> Instructions to follow
Copy out all the lines in the records that include the word "static".

> Extracted records
template <int AT, int BT, int BN_>
__global__ void __launch_bounds__(TCfg<BN_>::THREADS, TCfg<BN_>::MIN_CTAS)
dgemm_tma_kernel(const __grid_constant__ CUtensorMap mapA, const __grid_constant__ CUtensorMap mapB, double* C, int64_t ldc,
                 int tiles_m, int tiles_n, int K, double alpha, double beta, int krange, int tmask,
                 const int* __restrict__ kbeg_tab, const int* __restrict__ kend_tab) {
    using G = TCfg<BN_>;
    constexpr int BN = G::BN, BK = G::BK, STAGES = G::STAGES;
    extern __shared__ __align__(16) unsigned char smem_raw[];

    int bid = blockIdx.x;
    int group_sz = RASTER_GROUP * tiles_n;
    int grp = bid / group_sz;
    int first_m = grp * RASTER_GROUP;
    int rows_in_grp = min(RASTER_GROUP, tiles_m - first_m);
    int rem = bid - grp * group_sz;
    int tm = first_m + rem % rows_in_grp;
    int tn = rem / rows_in_grp;
    const int m0 = tm * BM, n0 = tn * BN;
    if (tmask == TM_LOWER && n0 >= m0 + BM) return;

    int kbeg = 0, kend = K;
    if (krange == KR_A_LOWER) kend = min(K, m0 + BM);
    else if (krange == KR_B_LOWER) kbeg = min(n0, K);
    else if (krange == KR_TN_LOWER) kbeg = min(max(m0, n0), K);
    if (kbeg_tab) kbeg = max(kbeg, min(kbeg_tab[tm], K));
    if (kend_tab) kend = min(kend, kend_tab[tm]);
    kbeg = (kbeg / BK) * BK;
    const int KT = max(0, (kend - kbeg) / BK);

    const uint32_t base = ((uint32_t)__cvta_generic_to_shared(smem_raw) + 1023u) & ~1023u;
    const uint32_t bars = base + STAGES * G::STAGE_BYTES;
    const int tid = threadIdx.x, lane = tid & 31, warp = tid >> 5;

    if (tid == 0) {
#pragma unroll
        for (int s = 0; s < STAGES; ++s) {
            mbar_init(bars + 8 * s, 1);
            mbar_init(bars + 8 * (STAGES + s), G::CONSUMER_WARPS);
        }
        asm volatile("fence.mbarrier_init.release.cluster;\n" ::: "memory");
    }
    __syncthreads();

    if (warp == G::CONSUMER_WARPS) {
        if (lane == 0) {
            asm volatile("prefetch.tensormap [%0];\n" ::"l"(reinterpret_cast<uint64_t>(&mapA)) : "memory");
            asm volatile("prefetch.tensormap [%0];\n" ::"l"(reinterpret_cast<uint64_t>(&mapB)) : "memory");
            for (int kt = 0; kt < KT; ++kt) {
                const int s = kt % STAGES;
                if (kt >= STAGES) mbar_wait(bars + 8 * (STAGES + s), ((kt / STAGES) - 1) & 1);
                const uint32_t full = bars + 8 * s;
                const uint32_t sa = base + s * G::STAGE_BYTES, sb = sa + G::A_BYTES;
                const int k0 = kbeg + kt * BK;
                mbar_expect_tx(full, G::STAGE_BYTES);
                if (AT == 0) {
                    tma_load_2d(sa, &mapA, full, k0, m0);
                } else {
#pragma unroll
                    for (int j = 0; j < BM / 16; ++j) tma_load_5d(sa + j * 2048, &mapA, full, m0 + 16 * j, 0, 0, k0 >> 3, 0);
                }
                if (BT == 0) {
                    tma_load_2d(sb, &mapB, full, k0, n0);
                } else {
#pragma unroll
                    for (int j = 0; j < BN / 16; ++j) tma_load_5d(sb + j * 2048, &mapB, full, n0 + 16 * j, 0, 0, k0 >> 3, 0);
                }
            }
        }
        return;
    }

    const int g = lane >> 2, t = lane & 3;
    const int wm = (warp / G::WARPS_N) * WM, wn = (warp % G::WARPS_N) * WN;

    double acc[MI][NI][2];
#pragma unroll
    for (int i = 0; i < MI; ++i)
#pragma unroll
        for (int j = 0; j < NI; ++j) acc[i][j][0] = acc[i][j][1] = 0.0;

    if (beta != 0.0) {
        constexpr int LINES = BM * BN / 16;
        constexpr int CT = G::CONSUMER_WARPS * 32;
#pragma unroll
        for (int i = 0; i < LINES / CT; ++i) {
            int line = tid + i * CT;
            const double* pc = C + (int64_t)(m0 + line / (BN / 16)) * ldc + n0 + ((line % (BN / 16)) << 4);
            asm volatile("prefetch.global.L2 [%0];" ::"l"(pc));
        }
    }

    uint32_t aoff[4], boff[4];
#pragma unroll
    for (int kk = 0; kk < 4; ++kk) {
        aoff[kk] = frag_off<AT>(wm + g, kk, t);
        boff[kk] = frag_off<BT>(wn + g, kk, t);
    }
    for (int kt = 0; kt < KT; ++kt) {
        const int s = kt % STAGES;
        mbar_wait(bars + 8 * s, (kt / STAGES) & 1);
        const uint32_t sa = base + s * G::STAGE_BYTES, sb = sa + G::A_BYTES;
        uint32_t dep = 0;
#pragma unroll
        for (int kk = 0; kk < 4; ++kk) {
            double a[MI], b[NI];
#pragma unroll
            for (int i = 0; i < MI; ++i) {
                uint32_t o = (AT == 0) ? aoff[kk] + i * 1024 : ((aoff[kk] ^ ((i & 1) << 6)) + (i >> 1) * 2048);
                a[i] = lds_f64(sa + o);
            }
#pragma unroll
            for (int j = 0; j < NI; ++j) {
                uint32_t o = (BT == 0) ? boff[kk] + j * 1024 : ((boff[kk] ^ ((j & 1) << 6)) + (j >> 1) * 2048);
                b[j] = lds_f64(sb + o);
            }
#pragma unroll
            for (int i = 0; i < MI; ++i) dep ^= (uint32_t)__double2hiint(a[i]);
#pragma unroll
            for (int j = 0; j < NI; ++j) dep ^= (uint32_t)__double2hiint(b[j]);
#pragma unroll
            for (int i = 0; i < MI; ++i)
#pragma unroll
                for (int j = 0; j < NI; ++j) dmma884(acc[i][j][0], acc[i][j][1], a[i], b[j]);
        }
        dep = __reduce_xor_sync(0xffffffffu, dep);
        if (lane == 0) mbar_arrive_after(bars + 8 * (STAGES + s), dep);
    }

    const bool diag = (tmask == TM_LOWER) && (n0 + BN - 1 > m0);
    if (beta != 0.0 && !diag) {
#pragma unroll
        for (int i = 0; i < MI; i += 2) {
            double2 o[2][NI];
#pragma unroll
            for (int ii = 0; ii < 2; ++ii)
#pragma unroll
                for (int j = 0; j < NI; ++j)
                    o[ii][j] = *reinterpret_cast<const double2*>(C + (int64_t)(m0 + wm + (i + ii) * 8 + g) * ldc + n0 + wn + j * 8 + 2 * t);
#pragma unroll
            for (int ii = 0; ii < 2; ++ii)
#pragma unroll
                for (int j = 0; j < NI; ++j) {
                    double2 v;
                    v.x = alpha * acc[i + ii][j][0] + beta * o[ii][j].x;
                    v.y = alpha * acc[i + ii][j][1] + beta * o[ii][j].y;
                    *reinterpret_cast<double2*>(C + (int64_t)(m0 + wm + (i + ii) * 8 + g) * ldc + n0 + wn + j * 8 + 2 * t) = v;
                }
        }
        return;
    }
#pragma unroll
    for (int i = 0; i < MI; ++i) {
        const int grow = m0 + wm + i * 8 + g;
        double* crow = C + (int64_t)grow * ldc;
#pragma unroll
        for (int j = 0; j < NI; ++j) {
            const int gcol = n0 + wn + j * 8 + 2 * t;
            if (diag && gcol > grow) continue;
            double2 v;
            v.x = alpha * acc[i][j][0];
            v.y = alpha * acc[i][j][1];
            double2* p = reinterpret_cast<double2*>(crow + gcol);
            if (beta != 0.0) {
                double2 o = *p;
                v.x += beta * o.x;
                v.y += beta * o.y;
            }
            if (diag && gcol + 1 > grow) {
                crow[gcol] = v.x;
            } else {
                *p = v;
            }
        }
    }
}

typedef CUresult (*EncodeTiledFn)(CUtensorMap*, CUtensorMapDataType, cuuint32_t, void*, const cuuint64_t*, const cuuint64_t*,
                                  const cuuint32_t*, const cuuint32_t*, CUtensorMapInterleave, CUtensorMapSwizzle,
                                  CUtensorMapL2promotion, CUtensorMapFloatOOBfill);
static EncodeTiledFn g_encode = nullptr;
static int g_encode_state = 0;

static int encode_init() {
    if (g_encode_state) return g_encode_state;
    void* fn = nullptr;
    cudaDriverEntryPointQueryResult q;
    if (cudaGetDriverEntryPoint("cuTensorMapEncodeTiled", &fn, cudaEnableDefault, &q) != cudaSuccess || !fn ||
        q != cudaDriverEntryPointSuccess) {
        (void)cudaGetLastError();
        g_encode_state = -1;
        return -1;
    }
    g_encode = (EncodeTiledFn)fn;
    g_encode_state = 1;
    return 1;
}

static int make_map(CUtensorMap* map, int T, const double* P, int64_t ld, int mn, int K, int rows_per_box) {
    cuuint32_t es[5] = {1, 1, 1, 1, 1};
    CUresult r;
    if (T == 0) {
        cuuint64_t dims[2] = {(cuuint64_t)K, (cuuint64_t)mn};
        cuuint64_t strides[1] = {(cuuint64_t)ld * 8};
        cuuint32_t box[2] = {16, (cuuint32_t)rows_per_box};
        r = g_encode(map, CU_TENSOR_MAP_DATA_TYPE_FLOAT64, 2, (void*)P, dims, strides, box, es, CU_TENSOR_MAP_INTERLEAVE_NONE,
                     CU_TENSOR_MAP_SWIZZLE_128B, CU_TENSOR_MAP_L2_PROMOTION_L2_128B, CU_TENSOR_MAP_FLOAT_OOB_FILL_NONE);
    } else {
        cuuint64_t dims[5] = {(cuuint64_t)mn, 2, 2, (cuuint64_t)(K / 8), 2};
        cuuint64_t strides[4] = {(cuuint64_t)ld * 16, (cuuint64_t)ld * 8, (cuuint64_t)ld * 64, (cuuint64_t)ld * 32};
        cuuint32_t box[5] = {16, 2, 2, 2, 2};
        r = g_encode(map, CU_TENSOR_MAP_DATA_TYPE_FLOAT64, 5, (void*)P, dims, strides, box, es, CU_TENSOR_MAP_INTERLEAVE_NONE,
                     CU_TENSOR_MAP_SWIZZLE_128B, CU_TENSOR_MAP_L2_PROMOTION_L2_128B, CU_TENSOR_MAP_FLOAT_OOB_FILL_NONE);
    }
    return r == CUDA_SUCCESS ? 0 : -(int)r - 2000;
}

template <int AT, int BT, int BN_>
static int launch_tma_inst(double* C, int64_t ldc, const double* A, int64_t lda, const double* B, int64_t ldb,
                           int M, int N, int K, double alpha, double beta, int krange, int tmask, cudaStream_t stream,
                           const int* kbeg_tab, const int* kend_tab) {
    using G = TCfg<BN_>;
    if (K % G::BK) return -1;
    int tiles_m = M / BM, tiles_n = N / BN_;
    if (tiles_m == 0 || tiles_n == 0) return 0;
    int rc = configure_once((const void*)dgemm_tma_kernel<AT, BT, BN_>, G::SMEM);
    if (rc) return rc;
    const int Kmap = K > 0 ? K : 32;
    CUtensorMap mapA, mapB;
    if ((rc = make_map(&mapA, AT, A, lda, M, Kmap, BM))) return rc;
    if ((rc = make_map(&mapB, BT, B, ldb, N, Kmap, BN_))) return rc;
    cudaEvent_t e1 = profile_begin(tile_flops(tiles_m, tiles_n, BN_, K, krange, tmask), stream);
    dgemm_tma_kernel<AT, BT, BN_><<<tiles_m * tiles_n, G::THREADS, G::SMEM, stream>>>(
        mapA, mapB, C, ldc, tiles_m, tiles_n, K, alpha, beta, krange, tmask, kbeg_tab, kend_tab);
    if (e1) cudaEventRecord(e1, stream);
    GP_COUNT(1);
    GP_LAUNCH_CHECK();
    return 0;
}

static int launch_tma_bn64(int at, int bt, double* C, int64_t ldc, const double* A, int64_t lda, const double* B, int64_t ldb,
                           int M, int N, int K, double alpha, double beta, int krange, int tmask, cudaStream_t stream,
                           const int* kbeg_tab, const int* kend_tab) {
    if (at == 0 && bt == 0) return launch_tma_inst<0, 0, 64>(C, ldc, A, lda, B, ldb, M, N, K, alpha, beta, krange, tmask, stream, kbeg_tab, kend_tab);
    if (at == 0 && bt == 1) return launch_tma_inst<0, 1, 64>(C, ldc, A, lda, B, ldb, M, N, K, alpha, beta, krange, tmask, stream, kbeg_tab, kend_tab);
    if (at == 1 && bt == 1) return launch_tma_inst<1, 1, 64>(C, ldc, A, lda, B, ldb, M, N, K, alpha, beta, krange, tmask, stream, kbeg_tab, kend_tab);
    if (at == 1 && bt == 0) return launch_tma_inst<1, 0, 64>(C, ldc, A, lda, B, ldb, M, N, K, alpha, beta, krange, tmask, stream, kbeg_tab, kend_tab);
    return -4;
}

static int check_args(int at, int bt, const double* C, int64_t ldc, const double* A, int64_t lda, const double* B,
                      int64_t ldb, int M, int N, int K, bool ktab) {
    if (M < 0 || N < 0 || K < 0 || (M % BM) || (N % 128) || (K % 32)) return -1;
    if ((lda & 1) || (ldb & 1) || (ldc & 1)) return -2;
    if (((uintptr_t)A | (uintptr_t)B | (uintptr_t)C) & 15) return -3;
    const bool in_place = !ktab && C == A && C != B && ldc == lda && at == 0 && bt == 0 && N == 128;
    if ((C == A || C == B) && !in_place) return -6;
    if (encode_init() != 1) return -7;
    return in_place ? 128 : 64;
}

int launch_dgemm(int at, int bt, double* C, int64_t ldc, const double* A, int64_t lda, const double* B, int64_t ldb,
                 int M, int N, int K, double alpha, double beta, int krange, int tmask, cudaStream_t stream) {
    const int bn = check_args(at, bt, C, ldc, A, lda, B, ldb, M, N, K, false);
    if (bn < 0) return bn;
    if (bn == 128)
        return launch_tma_inst<0, 0, 128>(C, ldc, A, lda, B, ldb, M, N, K, alpha, beta, krange, tmask, stream, nullptr, nullptr);
    return launch_tma_bn64(at, bt, C, ldc, A, lda, B, ldb, M, N, K, alpha, beta, krange, tmask, stream, nullptr, nullptr);
}

int launch_dgemm_ktab(int at, int bt, double* C, int64_t ldc, const double* A, int64_t lda, const double* B, int64_t ldb,
                      int M, int N, int K, double alpha, double beta, const int* kbeg_tab, const int* kend_tab,
                      cudaStream_t stream) {
    const int bn = check_args(at, bt, C, ldc, A, lda, B, ldb, M, N, K, true);
    if (bn < 0) return bn;
    return launch_tma_bn64(at, bt, C, ldc, A, lda, B, ldb, M, N, K, alpha, beta, KR_FULL, TM_ALL, stream, kbeg_tab, kend_tab);
}


int profile_enable(int on) {
    g_prof.on = on != 0;
    g_prof.used = 0;
    g_prof.flops = 0.0;
    g_prof.launches = 0;
    if (g_prof.on) {
        if (!g_prof.ref) GP_CUDA_CHECK(cudaEventCreate(&g_prof.ref));
        GP_CUDA_CHECK(cudaDeviceSynchronize());
        GP_CUDA_CHECK(cudaEventRecord(g_prof.ref, 0));
        GP_CUDA_CHECK(cudaDeviceSynchronize());
    }
    return 0;
}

> Answer area
static EncodeTiledFn g_encode = nullptr;
static int g_encode_state = 0;
static int encode_init() {
static int make_map(CUtensorMap* map, int T, const double* P, int64_t ld, int mn, int K, int rows_per_box) {
static int launch_tma_inst(double* C, int64_t ldc, const double* A, int64_t lda, const double* B, int64_t ldb,
static int launch_tma_bn64(int at, int bt, double* C, int64_t ldc, const double* A, int64_t lda, const double* B, int64_t ldb,
static int check_args(int at, int bt, const double* C, int64_t ldc, const double* A, int64_t lda, const double* B,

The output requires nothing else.